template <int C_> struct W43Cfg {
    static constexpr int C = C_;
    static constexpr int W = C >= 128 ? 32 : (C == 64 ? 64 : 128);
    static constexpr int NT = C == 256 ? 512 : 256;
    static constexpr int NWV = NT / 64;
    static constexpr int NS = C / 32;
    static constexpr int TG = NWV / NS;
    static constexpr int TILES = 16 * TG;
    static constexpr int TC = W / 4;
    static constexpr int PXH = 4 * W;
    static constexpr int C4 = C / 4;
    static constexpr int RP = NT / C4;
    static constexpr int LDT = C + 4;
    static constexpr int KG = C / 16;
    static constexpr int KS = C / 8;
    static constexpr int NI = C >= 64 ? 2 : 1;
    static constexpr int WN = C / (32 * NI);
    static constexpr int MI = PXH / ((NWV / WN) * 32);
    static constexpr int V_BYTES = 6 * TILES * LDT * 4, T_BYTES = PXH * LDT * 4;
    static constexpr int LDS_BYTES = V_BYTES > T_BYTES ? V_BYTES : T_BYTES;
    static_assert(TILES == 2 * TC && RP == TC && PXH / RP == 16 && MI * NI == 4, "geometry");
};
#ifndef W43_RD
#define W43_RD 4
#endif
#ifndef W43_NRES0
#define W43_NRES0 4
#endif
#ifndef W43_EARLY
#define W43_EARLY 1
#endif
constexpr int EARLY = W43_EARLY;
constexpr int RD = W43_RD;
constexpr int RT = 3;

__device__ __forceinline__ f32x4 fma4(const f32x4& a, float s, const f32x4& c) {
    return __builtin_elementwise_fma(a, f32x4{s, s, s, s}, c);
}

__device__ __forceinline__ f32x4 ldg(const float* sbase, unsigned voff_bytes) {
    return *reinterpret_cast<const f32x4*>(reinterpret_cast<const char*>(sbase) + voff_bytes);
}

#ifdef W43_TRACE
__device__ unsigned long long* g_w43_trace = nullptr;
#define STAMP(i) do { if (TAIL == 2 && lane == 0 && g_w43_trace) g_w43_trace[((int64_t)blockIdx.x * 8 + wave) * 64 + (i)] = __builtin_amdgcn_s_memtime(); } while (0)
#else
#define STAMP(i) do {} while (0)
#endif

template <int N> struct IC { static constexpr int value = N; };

--

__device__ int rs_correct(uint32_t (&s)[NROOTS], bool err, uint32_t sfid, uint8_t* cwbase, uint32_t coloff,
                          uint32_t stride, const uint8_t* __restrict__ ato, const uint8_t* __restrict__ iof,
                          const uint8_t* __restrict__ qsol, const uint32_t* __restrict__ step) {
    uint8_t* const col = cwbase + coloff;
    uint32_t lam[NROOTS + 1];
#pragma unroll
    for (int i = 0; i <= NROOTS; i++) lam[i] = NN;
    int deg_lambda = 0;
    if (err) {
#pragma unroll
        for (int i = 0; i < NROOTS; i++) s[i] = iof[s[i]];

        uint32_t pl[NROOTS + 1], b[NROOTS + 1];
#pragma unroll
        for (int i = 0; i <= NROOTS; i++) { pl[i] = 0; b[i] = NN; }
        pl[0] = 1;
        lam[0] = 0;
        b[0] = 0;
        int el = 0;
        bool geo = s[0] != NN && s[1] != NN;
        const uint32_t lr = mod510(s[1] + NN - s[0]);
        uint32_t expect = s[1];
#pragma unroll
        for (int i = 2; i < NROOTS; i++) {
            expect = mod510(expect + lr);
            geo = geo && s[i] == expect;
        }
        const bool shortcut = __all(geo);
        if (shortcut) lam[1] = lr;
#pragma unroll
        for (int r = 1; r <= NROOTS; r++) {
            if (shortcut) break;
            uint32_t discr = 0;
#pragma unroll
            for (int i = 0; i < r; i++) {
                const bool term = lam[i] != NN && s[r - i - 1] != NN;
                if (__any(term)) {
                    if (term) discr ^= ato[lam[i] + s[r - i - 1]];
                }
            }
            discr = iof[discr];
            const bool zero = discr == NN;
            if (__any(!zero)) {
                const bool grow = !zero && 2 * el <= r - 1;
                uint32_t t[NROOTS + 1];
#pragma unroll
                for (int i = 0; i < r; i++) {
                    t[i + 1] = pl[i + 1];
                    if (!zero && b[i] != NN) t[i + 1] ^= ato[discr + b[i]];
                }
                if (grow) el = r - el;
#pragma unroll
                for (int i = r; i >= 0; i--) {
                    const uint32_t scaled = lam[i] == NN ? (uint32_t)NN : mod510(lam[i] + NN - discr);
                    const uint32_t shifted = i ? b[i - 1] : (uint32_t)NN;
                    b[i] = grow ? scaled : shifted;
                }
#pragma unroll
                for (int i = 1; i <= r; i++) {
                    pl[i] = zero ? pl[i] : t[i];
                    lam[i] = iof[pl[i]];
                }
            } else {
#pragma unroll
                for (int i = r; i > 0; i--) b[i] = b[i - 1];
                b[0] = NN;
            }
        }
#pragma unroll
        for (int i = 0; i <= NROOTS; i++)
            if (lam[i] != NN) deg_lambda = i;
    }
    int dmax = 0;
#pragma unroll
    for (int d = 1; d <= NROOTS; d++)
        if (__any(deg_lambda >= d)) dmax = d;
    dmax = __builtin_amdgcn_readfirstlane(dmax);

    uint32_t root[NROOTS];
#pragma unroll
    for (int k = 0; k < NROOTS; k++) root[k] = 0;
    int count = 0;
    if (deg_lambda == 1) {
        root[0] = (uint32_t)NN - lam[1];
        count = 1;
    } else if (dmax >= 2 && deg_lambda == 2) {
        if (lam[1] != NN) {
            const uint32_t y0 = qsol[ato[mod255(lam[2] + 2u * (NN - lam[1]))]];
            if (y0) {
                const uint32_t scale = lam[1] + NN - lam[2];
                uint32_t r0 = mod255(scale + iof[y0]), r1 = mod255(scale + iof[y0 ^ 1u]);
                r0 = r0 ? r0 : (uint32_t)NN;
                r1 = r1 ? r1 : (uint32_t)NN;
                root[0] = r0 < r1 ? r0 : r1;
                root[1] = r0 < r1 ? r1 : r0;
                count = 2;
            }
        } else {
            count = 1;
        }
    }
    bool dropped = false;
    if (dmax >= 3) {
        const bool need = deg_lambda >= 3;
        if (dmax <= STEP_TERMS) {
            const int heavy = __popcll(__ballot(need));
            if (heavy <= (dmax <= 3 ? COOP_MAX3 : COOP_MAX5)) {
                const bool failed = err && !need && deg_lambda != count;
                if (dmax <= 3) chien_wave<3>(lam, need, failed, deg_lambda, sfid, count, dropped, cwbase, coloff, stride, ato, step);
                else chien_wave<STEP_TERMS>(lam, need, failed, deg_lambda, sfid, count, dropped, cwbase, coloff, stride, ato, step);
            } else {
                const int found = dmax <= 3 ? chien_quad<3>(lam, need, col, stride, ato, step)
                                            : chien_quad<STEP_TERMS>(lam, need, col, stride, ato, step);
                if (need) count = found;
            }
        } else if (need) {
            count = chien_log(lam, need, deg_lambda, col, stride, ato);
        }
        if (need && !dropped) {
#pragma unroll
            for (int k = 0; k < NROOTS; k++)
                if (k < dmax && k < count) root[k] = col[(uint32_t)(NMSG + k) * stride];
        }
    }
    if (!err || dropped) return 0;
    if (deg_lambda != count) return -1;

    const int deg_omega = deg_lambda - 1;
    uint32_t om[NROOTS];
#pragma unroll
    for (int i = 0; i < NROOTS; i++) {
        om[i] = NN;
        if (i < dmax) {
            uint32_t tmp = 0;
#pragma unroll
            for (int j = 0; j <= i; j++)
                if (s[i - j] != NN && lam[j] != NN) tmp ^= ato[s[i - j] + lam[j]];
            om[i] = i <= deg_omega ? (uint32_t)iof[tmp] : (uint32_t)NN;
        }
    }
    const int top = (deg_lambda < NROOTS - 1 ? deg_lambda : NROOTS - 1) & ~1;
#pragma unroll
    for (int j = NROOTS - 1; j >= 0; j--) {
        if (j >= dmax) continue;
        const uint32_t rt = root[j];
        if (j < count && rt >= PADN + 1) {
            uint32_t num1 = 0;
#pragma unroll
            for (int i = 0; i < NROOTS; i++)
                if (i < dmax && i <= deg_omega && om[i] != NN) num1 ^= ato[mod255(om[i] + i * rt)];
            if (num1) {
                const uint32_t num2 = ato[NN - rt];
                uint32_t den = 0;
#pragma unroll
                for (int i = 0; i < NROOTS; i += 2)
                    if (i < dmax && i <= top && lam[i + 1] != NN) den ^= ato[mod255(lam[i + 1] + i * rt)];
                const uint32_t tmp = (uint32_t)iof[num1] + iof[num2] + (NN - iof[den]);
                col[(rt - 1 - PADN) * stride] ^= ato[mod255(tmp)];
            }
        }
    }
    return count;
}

WORK TO COMPLETE:
The answer is the run of lines above from the line containing "static constexpr int V_BYTES" through the line containing "template <int N>", copied exactly and alone.

SOLUTION:
    static constexpr int V_BYTES = 6 * TILES * LDT * 4, T_BYTES = PXH * LDT * 4;
    static constexpr int LDS_BYTES = V_BYTES > T_BYTES ? V_BYTES : T_BYTES;
    static_assert(TILES == 2 * TC && RP == TC && PXH / RP == 16 && MI * NI == 4, "geometry");
};
#ifndef W43_RD
#define W43_RD 4
#endif
#ifndef W43_NRES0
#define W43_NRES0 4
#endif
#ifndef W43_EARLY
#define W43_EARLY 1
#endif
constexpr int EARLY = W43_EARLY;
constexpr int RD = W43_RD;
constexpr int RT = 3;

__device__ __forceinline__ f32x4 fma4(const f32x4& a, float s, const f32x4& c) {
    return __builtin_elementwise_fma(a, f32x4{s, s, s, s}, c);
}

__device__ __forceinline__ f32x4 ldg(const float* sbase, unsigned voff_bytes) {
    return *reinterpret_cast<const f32x4*>(reinterpret_cast<const char*>(sbase) + voff_bytes);
}

#ifdef W43_TRACE
__device__ unsigned long long* g_w43_trace = nullptr;
#define STAMP(i) do { if (TAIL == 2 && lane == 0 && g_w43_trace) g_w43_trace[((int64_t)blockIdx.x * 8 + wave) * 64 + (i)] = __builtin_amdgcn_s_memtime(); } while (0)
#else
#define STAMP(i) do {} while (0)
#endif

template <int N> struct IC { static constexpr int value = N; };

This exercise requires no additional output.